One thing I have learned the hard way in business is that implementing new ideas is usually much more difficult than conceiving the idea in the first place.
That's why I caution my aspiring entrepreneur clients against proclaiming to investors that they are a great "idea" person. The bridge from thinking and talking, to doing, is a long and difficult one for many to get over.
For example, I have a friend with a Ph.D. in Physics who talks passionately about starting a business producing nuclear powered batteries. I have tried to convince him the general idea alone does not make a business. His challenge is to focus on one market, consumer or commercial, with a specific design, cost, and price. Then, he'll need to patent it and create a plan to show opportunity, competition, and financial projections. Yes, there are a lot of bridges to cross.
In addition, creating a business requires leading and interacting with other people, including partners, investors, and customers. And you're not done yet.
Finally, implementation requires a commitment of real money and other resources that can't be written off so easily as an idea ahead of it's time. Yet there are clearly some positive steps I can recommend for getting you (and him) across those bridges to build a business that has a shot at success.
1. Find a co-founder who has been there and done that.
At least the first time around, it pays big dividends for an idea person to find a partner with the business skills you haven't tested yet. Don't assume you can outsource the implementation decisions.
You need someone you can trust and learn from every day, with equal "skin in the game."
For example, I often cite the relationship between Bill Gates and Steve Ballmer, who grew Microsoft together. Bill was initially the idea person and technologist, while Steve had the business and marketing experience from Proctor & Gamble to close the business equation.
2. Create a written plan, with target milestones and metrics.
I have found the process of writing down your idea, with a plan for implementation, and reviewing that plan with a business advisor, will force you to learn and acknowledge the real requirements for implementation.
Target measurements allow you to assess your business progress.
I find the best business plans are not books, but may actually start as a one-page elevator pitch that succinctly encompasses your business goals, problems and solution, opportunity, competition, and business model. A full plan may be no more than 20 pages.
3. Take your time in moving from your idea to a business.
Like many aspiring entrepreneurs, you may feel impatient in rolling out your business. You may assume the hard work was finalizing the idea, and that if you build it, customers will come. The reality is that building a business always takes longer than you think, so don't quit your day job until revenue is flowing.

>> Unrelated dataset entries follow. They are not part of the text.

struct qmb200_handle {
  HostModel hm;
  DevModel* d_model = nullptr;
  int B = 0, nmax = 0, variant = 0, device = 0;
  cudaStream_t stream = nullptr;
  std::string err, task_file, reference_file;
  int64_t launches = 0;
  double *d_xdes = nullptr, *d_udes = nullptr, *d_input_last = nullptr;
  int32_t *d_mode = nullptr, *d_wbc_diag = nullptr, *d_safety = nullptr;
  char* stage = nullptr; size_t stage_bytes = 0;
  MpcBuffers mpc;
  std::vector<void*> allocs;
  bool profiling = false; cudaEvent_t ev[8] = {nullptr};
  double kernel_ms[7] = {0, 0, 0, 0, 0, 0, 0}; int64_t kernel_calls = 0; bool ev_pending = false;
  static constexpr int MAX_CHUNKS = 8;
  TargetParams target_prm{}; ControlLawParams law_prm{0, 0.0, 0.5};
  double hw_delay = 0.0; double *hw_ring_cmd = nullptr, *hw_ring_stamp = nullptr; int32_t* hw_ring_state = nullptr;
  void* comm = nullptr; int comm_ranks = 0, comm_rank = 0; double* d_send = nullptr;
  SimParams sim_prm{};
  RobotArray mu{1}, payload{8};
  RobotArray terrain{3};
  struct { std::vector<double> host; double* d = nullptr; int n_tiles = 0, nx = 0, ny = 0; double cell = 0.0; } tiles;
  RobotArray mpayload{8}, srbd{SRBD_DBL};
  qmb200_payload_est_params est_prm{}; double* d_est = nullptr;
  qmb200_sensor_params sensor_prm{};
  qmb200_state_est_params se_prm{}; double* d_se = nullptr;
  RobotArray se_ground{3};
  qmb200_attitude_params at_prm{}; double* d_at = nullptr;
  qmb200_slip_params sl_prm{}; double* d_sl = nullptr;
  struct {
    std::vector<GsTemplate> table; GsTemplate* d_table = nullptr; GsRobot* d_robots = nullptr; int32_t* d_cursor = nullptr;
    double* d_t = nullptr; int32_t* d_tmpl = nullptr; double* d_vel = nullptr; int n_cmd = 0; double stance_time = 0.0;
    int32_t* d_ee_kind = nullptr; double* d_ee = nullptr;
  } gs;
  bool model_on_device = false;
  int chunks = 1; cudaStream_t cs[MAX_CHUNKS] = {nullptr}; cudaEvent_t fork_ev = nullptr, join_ev[MAX_CHUNKS] = {nullptr};
};

namespace {
template <class T> bool dalloc(qmb200_handle* h, T** p, size_t count) {
  void* q = nullptr; cudaError_t e = cudaMalloc(&q, count * sizeof(T));
  if (e != cudaSuccess) { h->err = std::string("cudaMalloc failed: ") + cudaGetErrorString(e); return false; }
  cudaMemsetAsync(q, 0, count * sizeof(T), h->stream); h->allocs.push_back(q); *p = static_cast<T*>(q); return true;
}
SimParams default_sim_params();
qmb200_payload_est_params default_est_params();
qmb200_state_est_params default_state_est_params(const DevModel& d);
qmb200_attitude_params default_attitude_params();
qmb200_slip_params default_slip_params();
int fail(qmb200_handle* h, const std::string& msg) { if (h) h->err = msg; else g_create_error = msg; return -1; }
#define QMB_CUDA(h, call) do { cudaError_t e_ = (call); if (e_ != cudaSuccess) return fail(h, std::string(#call) + ": " + cudaGetErrorString(e_)); } while (0)

HostModel config_model(const qmb200_config* cfg) {
  HostModel hm = build_host_model(cfg->task_file, cfg->urdf_file, cfg->reference_file, cfg->wbc_gains_file ? cfg->wbc_gains_file : "");
  if (cfg->time_horizon > 0) hm.dev.time_horizon = cfg->time_horizon;
  if (cfg->dt > 0) hm.dev.dt = cfg->dt;
  return hm;
}
int push_model(qmb200_handle* h) {
  QMB_CUDA(h, cudaMemcpyAsync(h->d_model, &h->hm.dev, sizeof(DevModel), cudaMemcpyHostToDevice, h->stream)); QMB_CUDA(h, cudaStreamSynchronize(h->stream)); return 0;
}

struct RobotRows { RobotArray* a; const double* rows; };
int set_robot_arrays(qmb200_handle* h, std::initializer_list<RobotRows> sets) {
  const size_t B = (size_t)h->B;
  QMB_CUDA(h, cudaSetDevice(h->device));
  for (const RobotRows& s : sets) if (s.rows && !s.a->d && !dalloc(h, &s.a->d, B * s.a->width)) return -4;
  QMB_CUDA(h, cudaDeviceSynchronize());
  for (const RobotRows& s : sets) if (s.rows) QMB_CUDA(h, cudaMemcpy(s.a->d, s.rows, B * s.a->width * 8, cudaMemcpyHostToDevice));
  for (const RobotRows& s : sets) { if (s.rows) s.a->host.assign(s.rows, s.rows + B * s.a->width); else s.a->host.clear(); }
  return 0;
}

class Staging {
 public:
  static constexpr size_t ROBOT_BYTES = 243 * 8, ALIGN = 256, STAGE_SLICES = 10;
  explicit Staging(qmb200_handle* h) : h_(h) {}
  int open() {
    QMB_CUDA(h_, cudaSetDevice(h_->device));
    if (!h_->stage) {
      const size_t bytes = (size_t)h_->B * ROBOT_BYTES + STAGE_SLICES * ALIGN;
      if (!dalloc(h_, &h_->stage, bytes)) return -4;
      h_->stage_bytes = bytes;
    }
    return 0;
  }
  template <class T> const T* in(const T* src, size_t n) {
    if (!src) return nullptr;
    T* d = slice<T>(n); note(cudaMemcpyAsync(d, src, n * sizeof(T), cudaMemcpyHostToDevice, h_->stream)); return d;
  }
  template <class T> T* inout(T* p, size_t n) { T* d = const_cast<T*>(in<T>(p, n)); back_.push_back({p, d, n * sizeof(T)}); return d; }
  template <class T> T* out(T* p, size_t n) { T* d = slice<T>(n); back_.push_back({p, d, n * sizeof(T)}); return d; }
  int done(int rc) {
    if (rc) return rc;
    for (const Back& b : back_) note(cudaMemcpyAsync(b.host, b.dev, b.bytes, cudaMemcpyDeviceToHost, h_->stream));
    note(cudaStreamSynchronize(h_->stream));
    return err_.empty() ? 0 : fail(h_, err_);
  }

 private:
  struct Back { void* host; const void* dev; size_t bytes; };
  qmb200_handle* h_; size_t used_ = 0; std::vector<Back> back_; std::string err_;
  void note(cudaError_t e) { if (e != cudaSuccess && err_.empty()) err_ = std::string("staging copy: ") + cudaGetErrorString(e); }
  template <class T> T* slice(size_t n) {
    const size_t at = used_, bytes = n * sizeof(T);
    if (at + bytes > h_->stage_bytes) { if (err_.empty()) err_ = "staging arena too small"; return reinterpret_cast<T*>(h_->stage); }
    used_ = (at + bytes + ALIGN - 1) / ALIGN * ALIGN; return reinterpret_cast<T*>(h_->stage + at);
  }
};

These days, even with the pervasive Internet and social media, it still takes time and money for your marketing and customer communication efforts to have an impact. Start creating your own personal brand through blogging, industry forums, and networking.
4. Build a strong team around you and learn from them.
Don't make the mistake of relying on interns and family members to do the work. Hire only qualified team members you can trust, and listen to their feedback.
Your good idea may have come from you, but a good business requires a team. You must also learn from your customers. That will allow you to adjust as you learn more, or the market changes.
Every startup founder I know, no matter how good their idea, has had to make one or more changes or pivots, as they adjust to the challenges of the real world. Be ready for it.
5. Expand your own learning and knowledge by helping others.
Once you have achieved some success as an idea person who has implemented a business, you can broaden your positive impact by mentoring and coaching other aspiring entrepreneurs, supporting worthy causes, writing a book, and speaking at leadership conferences.
For example, Bill Gates tells everyone that he has continued to learn about business from his philanthropic efforts, as well as funding more leading-edge innovations, including clean nuclear energy and global health breakthroughs.
Starting and leading a business is not rocket science, but it does require the confidence and leadership to continuously make decisions, work with other people, and the humility to recognize that continuous learning and change is required.